Outreach: A customer signs up and begins receiving a Nutshell email sequence. The most common objections our very busy customers have at this point are “I don’t have the time” and “I don’t know what I need,” so I keep that top of mind in my initial outreach. Nutshell’s email templates allow us to report on their success, so I was able to do some great A/B testing until I found some language that felt true to me, our brand, and was well-received by my client.

Interested: The customer raises their hand to let us know they are interested in getting some help, then books some time with me to discuss the future of their account. This call or screen share takes place between myself and the Nutshell admin, as well as other important executive team members within that organization.

Planning: The customer receives a warm connect, and I ask what I can prepare for them prior to our call to make sure value is delivered.

Meeting: We discuss the five trending pillars for long-term health: data migration, pipeline customization, team training, integrations, and team structure. I deliver a customized action plan for their organization based on their unique timeline.

Follow-up: Actionable next steps are delivered to the customer which are concise, uncomplicated, and value-driven.

Nurture: The ball is not in my court, but new teams benefit from frequent check-ins to ensure Nutshell is helping them meet all of their organization’s deadlines. I take anything I can off their plate, I recommend third-party tools if necessary, I problem-solve, and I get creative.

Funnel towards support channels: Communication will generally become less frequent after onboarding, but the relationship is never truly over. Here, I make sure teams are fully armed with the tools they need when software breaks (i

t happens anywhere) or changes occur within their organization.

The payoff

To share some early results, the customers who graduate from this pipeline boast higher product adoption rates and increase their spend more than the cohort of customers I have not worked with. Customer churn rate is also very low among this cohort, at 2.5% compared to the non-CS cohort at 3.91%.

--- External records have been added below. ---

struct ScoreChunkRun {
  seqalign_ctx *ctx = nullptr;
  const seqalign_dev_scoring *sc = nullptr;
  bool is_sw = false;
  uint64_t n = 0;
  std::vector<uint32_t> order;
  uint64_t cls_first[kRowClasses + 2] = {};
  uint32_t cls_max_a[kRowClasses + 1] = {};
  uint32_t spp = 1;
  uint64_t strip_words = 0;
  uint64_t *d_off_a = nullptr, *d_off_b = nullptr, *d_hoff = nullptr;
  uint32_t *d_len_a = nullptr, *d_len_b = nullptr;
  uint32_t *d_res = nullptr;

  int prepare(const seqalign_batch_t *b, const ScoreChunk &c) {
    int rc;
    n = c.count;
    uint64_t hand_total = 0;
    order.resize(n);
    sort_by_row_class(n, [&](uint64_t k) { return b->len_a[c.first + k]; }, order.data(), cls_first, cls_max_a);
    const uint64_t n_strip = cls_first[kStripClass + 1] - cls_first[kStripClass];
    spp = n_strip ? sa_score_strips_per_pair(cls_max_a[kStripClass]) : 1;
    strip_words = ((n_strip + 7) / 8) * 8 * spp;

    const size_t desc_bytes = n * (3 * sizeof(uint64_t) + 2 * sizeof(uint32_t));
    if ((rc = ctx->h_desc.reserve(desc_bytes)) || (rc = ctx->h_arena.reserve(c.seq_bytes + 16))) return rc;
    uint64_t *h_off_a = ctx->h_desc.as<uint64_t>(), *h_off_b = h_off_a + n, *h_hoff = h_off_b + n;
    uint32_t *h_len_a = reinterpret_cast<uint32_t *>(h_hoff + n), *h_len_b = h_len_a + n;
    std::vector<uint64_t> seq_at(n);
    { uint64_t pos = 0;
      for (uint64_t k = 0; k < n; ++k) { seq_at[k] = pos; pos += (uint64_t)b->len_a[c.first + k] + b->len_b[c.first + k]; } }
    for (uint64_t s = 0; s < n; ++s) {
      const uint64_t k = order[s], p = c.first + k;
      const uint32_t la = b->len_a[p], lb = b->len_b[p];
      h_off_a[s] = seq_at[k]; h_off_b[s] = seq_at[k] + la;
      h_len_a[s] = la; h_len_b[s] = lb;
      h_hoff[s] = hand_total; hand_total += handoff_rows(la, lb);
    }
    uint8_t *h_seq = ctx->h_arena.as<uint8_t>();
    constexpr uint64_t kTask = 256;
    parallel_for((n + kTask - 1) / kTask, [&](uint64_t blk) {
      for (uint64_t k = blk * kTask, e = std::min(n, (blk + 1) * kTask); k < e; ++k) {
        const uint64_t p = c.first + k;
        memcpy(h_seq + seq_at[k], b->arena + b->off_a[p], b->len_a[p]);
        memcpy(h_seq + seq_at[k] + b->len_a[p], b->arena + b->off_b[p], b->len_b[p]);
      }
    });

    if ((rc = ctx->arena.reserve(c.seq_bytes + 16)) || (rc = ctx->off_a.reserve(desc_bytes)) || (rc = ctx->status.reserve(n * 8)) ||
        (rc = ctx->best_score.reserve(16 + 12 * n)))
      return rc;
    if (n_strip && ((rc = ctx->strip_progress.reserve(sa_strip_progress_bytes(strip_words))) ||
                    (rc = ctx->score_handoff.reserve(8 * hand_total + 16))))
      return rc;
    hipStream_t st = ctx->stream;
    HIP_TRY(hipMemcpyAsync(ctx->off_a.p, h_off_a, desc_bytes, hipMemcpyHostToDevice, st));
    if (c.seq_bytes) HIP_TRY(hipMemcpyAsync(ctx->arena.p, h_seq, c.seq_bytes, hipMemcpyHostToDevice, st));
    d_off_a = ctx->off_a.as<uint64_t>(); d_off_b = d_off_a + n; d_hoff = d_off_b + n;
    d_len_a = reinterpret_cast<uint32_t *>(d_hoff + n); d_len_b = d_len_a + n;
    d_res = ctx->best_score.as<uint32_t>();
    return SEQALIGN_OK;
  }

  int launch() {
    hipStream_t st = ctx->stream;
    HIP_TRY(hipMemsetAsync(d_res, 0, 16, st));
    const SaFillParams f0 = score_fill_params(sc);
    for (int x = 0; x <= kRowClasses; ++x) {
      const uint64_t s0 = cls_first[x], m = cls_first[x + 1] - s0;
      if (!m) continue;
      SaScoreParams p;
      memset(&p, 0, sizeof(p));
      p.f = f0;
      p.f.arena = ctx->arena.as<uint8_t>();
      p.f.off_a = d_off_a + s0; p.f.off_b = d_off_b + s0; p.f.len_a = d_len_a + s0; p.f.len_b = d_len_b + s0;
      p.f.status = ctx->status.as<uint64_t>() + s0;
      p.f.n_pairs = (uint32_t)m;
      p.score = reinterpret_cast<int32_t *>(d_res + 4) + s0;
      p.end_a = d_res + 4 + n + s0; p.end_b = d_res + 4 + 2 * n + s0;
      p.err_flag = d_res;
      hipError_t e;
      if (x == kStripClass) {
        p.progress = ctx->strip_progress.as<uint32_t>();
        p.strip_best = p.progress + sa_strip_best_word(strip_words);
        p.handoff = ctx->score_handoff.as<int32_t>();
        p.handoff_off = d_hoff + s0;
        p.strips_per_pair = spp;
        HIP_TRY(hipMemsetAsync(p.progress, 0, 4 * (strip_words + 1), st));
        HIP_TRY(hipMemsetAsync(p.f.status, 0xff, 8 * m, st));
        e = sa_launch_score_strips(p, is_sw, st);
      } else {
        e = sa_launch_score_rows(p, cls_max_a[x], is_sw, st);
      }
      if (e != hipSuccess) return fail_hip(e, "score kernel launch");
    }
    return SEQALIGN_OK;
  }

  int finish(uint64_t first, int32_t *out_score, uint32_t *out_end_a, uint32_t *out_end_b, uint64_t *fail_pair = nullptr) {
    int rc;
    const size_t words = 4 + (is_sw ? 3 : 1) * n;
    if ((rc = ctx->h_misc.reserve(std::max<size_t>(4 * words, 8 * n)))) return rc;
    uint32_t *h = ctx->h_misc.as<uint32_t>();
    HIP_TRY(hipMemcpyAsync(h, d_res, 4 * words, hipMemcpyDeviceToHost, ctx->stream));
    HIP_TRY(stream_wait_spinning(ctx->stream));
    if (h[0]) {
      std::vector<uint64_t> status(n);
      HIP_TRY(hipMemcpy(status.data(), ctx->status.p, 8 * n, hipMemcpyDeviceToHost));
      uint64_t worst = ~0ull;
      for (uint64_t s = 0; s < n; ++s)
        if (status[s] != ~0ull) worst = std::min<uint64_t>(worst, order[s]);
      if (fail_pair) *fail_pair = first + worst;
      return fail_unknown_pair(first + worst);
    }
    const int32_t *hs = reinterpret_cast<const int32_t *>(h + 4);
    const uint32_t *ha = h + 4 + n, *hb = h + 4 + 2 * n;
    constexpr uint64_t kTask = 16384;
    parallel_for((n + kTask - 1) / kTask, [&](uint64_t blk) {
      for (uint64_t s = blk * kTask, e = std::min(n, (blk + 1) * kTask); s < e; ++s) {
        const uint64_t p = first + order[s];
        out_score[p] = hs[s];
        if (is_sw) { out_end_a[p] = ha[s]; out_end_b[p] = hb[s]; }
      }
    });
    return SEQALIGN_OK;
  }
};
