@@ -731,71 +913,6 @@
   return a;
 }
 
-__global__ void k_angle(const OrbDev G, const uint8_t* __restrict__ pyr, const uint64_t* __restrict__ hel,
-                        const int32_t* __restrict__ nsel2, const int32_t* __restrict__ koff, float* __restrict__ kp,
-                        int64_t total, int64_t cand_total, int nlevels, int cap, int patch) {
-  const XcdBlock xb = xcd_block();
-  int l = xb.y, b = xb.z;
-  int n = nsel2[b * nlevels + l];
-  int base = koff[b * (nlevels + 1) + l];
-  int wpb = blockDim.x >> 6, lane = wave_lane();
-  const uint8_t* im = pyr + b * total + G.off[l];
-  int w = G.w[l];
-  const uint64_t* hin = hel + b * cand_total + G.cand_off[l];
-  const int half = patch / 2;
-  for (int i = xb.x * wpb + (threadIdx.x >> 6); i < n; i += gridDim.x * wpb) {
-    if (base + i >= cap) break;
-    uint64_t e = hin[i];
-    int x0 = (int)(e & 0xFFF), y0 = (int)((e >> 12) & 0xFFF);
-    float resp = __uint_as_float((uint32_t)(e >> 32));
-    const uint8_t* c = im + (int64_t)y0 * w + x0;
-    int m10 = 0, m01 = 0;
-    int u = lane - half;
-    if (lane <= 2 * half) {
-      m10 += u * c[u];
-      if (half == 15) {
-        int vp[15], vm[15];
-#pragma unroll
-        for (int v = 1; v <= 15; ++v) {
-          vp[v - 1] = c[u + v * w];
-          vm[v - 1] = c[u - v * w];
-        }
-#pragma unroll
-        for (int v = 1; v <= 15; ++v) {
-          const int d = c_umax[v];
-          if (u >= -d && u <= d) {
-            m01 += v * (vp[v - 1] - vm[v - 1]);
-            m10 += u * (vp[v - 1] + vm[v - 1]);
-          }
-        }
-      } else {
-        for (int v = 1; v <= half; ++v) {
-          int d = c_umax[v];
-          if (u >= -d && u <= d) {
-            int vp = c[u + v * w], vm = c[u - v * w];
-            m01 += v * (vp - vm);
-            m10 += u * (vp + vm);
-          }
-        }
-      }
-    }
-    m10 = wave_sum(m10);
-    m01 = wave_sum(m01);
-    if (lane == 0) {
-      float s = G.scale[l];
-      float* o = kp + ((int64_t)b * cap + base + i) * FVO_KP_STRIDE;
-      o[0] = (float)x0 * s;
-      o[1] = (float)y0 * s;
-      o[2] = patch * s;
-      o[3] = fast_atan2_deg((float)m01, (float)m10);
-      o[4] = resp;
-      o[5] = (float)l;
-      o[6] = -1.f;
-      o[7] = 0.f;
-    }
-  }
-}
-
 __constant__ int c_gk[7] = {18, 34, 49, 55, 49, 34, 18};
 
 __device__ __forceinline__ int reflect101(int i, int n) {
@@ -856,26 +973,44 @@
 constexpr int kBrR = 19, kBrP = 2 * kBrR + 1, kBrS = kBrP + 6;
 constexpr int kBrSW = kBrS + 3, kBrPW = kBrP + 1;
 
+constexpr int kBrHalf = 15;
+
+__device__ __forceinline__ int wave_total(int v) {
+  v += __builtin_amdgcn_update_dpp(0, v, 0xB1, 0xF, 0xF, false);
+  v += __builtin_amdgcn_update_dpp(0, v, 0x4E, 0xF, 0xF, false);
+  v += __builtin_amdgcn_update_dpp(0, v, 0x141, 0xF, 0xF, false);
+  v += __builtin_amdgcn_update_dpp(0, v, 0x140, 0xF, 0xF, false);
+  return __builtin_amdgcn_readlane(v, 0) + __builtin_amdgcn_readlane(v, 16) + __builtin_amdgcn_readlane(v, 32) +
+         __builtin_amdgcn_readlane(v, 48);
+}
+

a graph showing the number of subscribers since 2018

This chart represents the average revenue per account, and compares my cohort of customers to other customers within the same guidelines (three or more seats, signed up on or after June 2018).

I am a calculated risk taker, and I have the awesome privilege of helping scaling business owners move the needle using Nutshell’s amazing CRM solution. Our product team, growth team, designers, and engineers are all rooting for our customers’ success (thanks to Nutshell’s very cool Slack integration) each time a client expands, and that is what we call a win-win-win.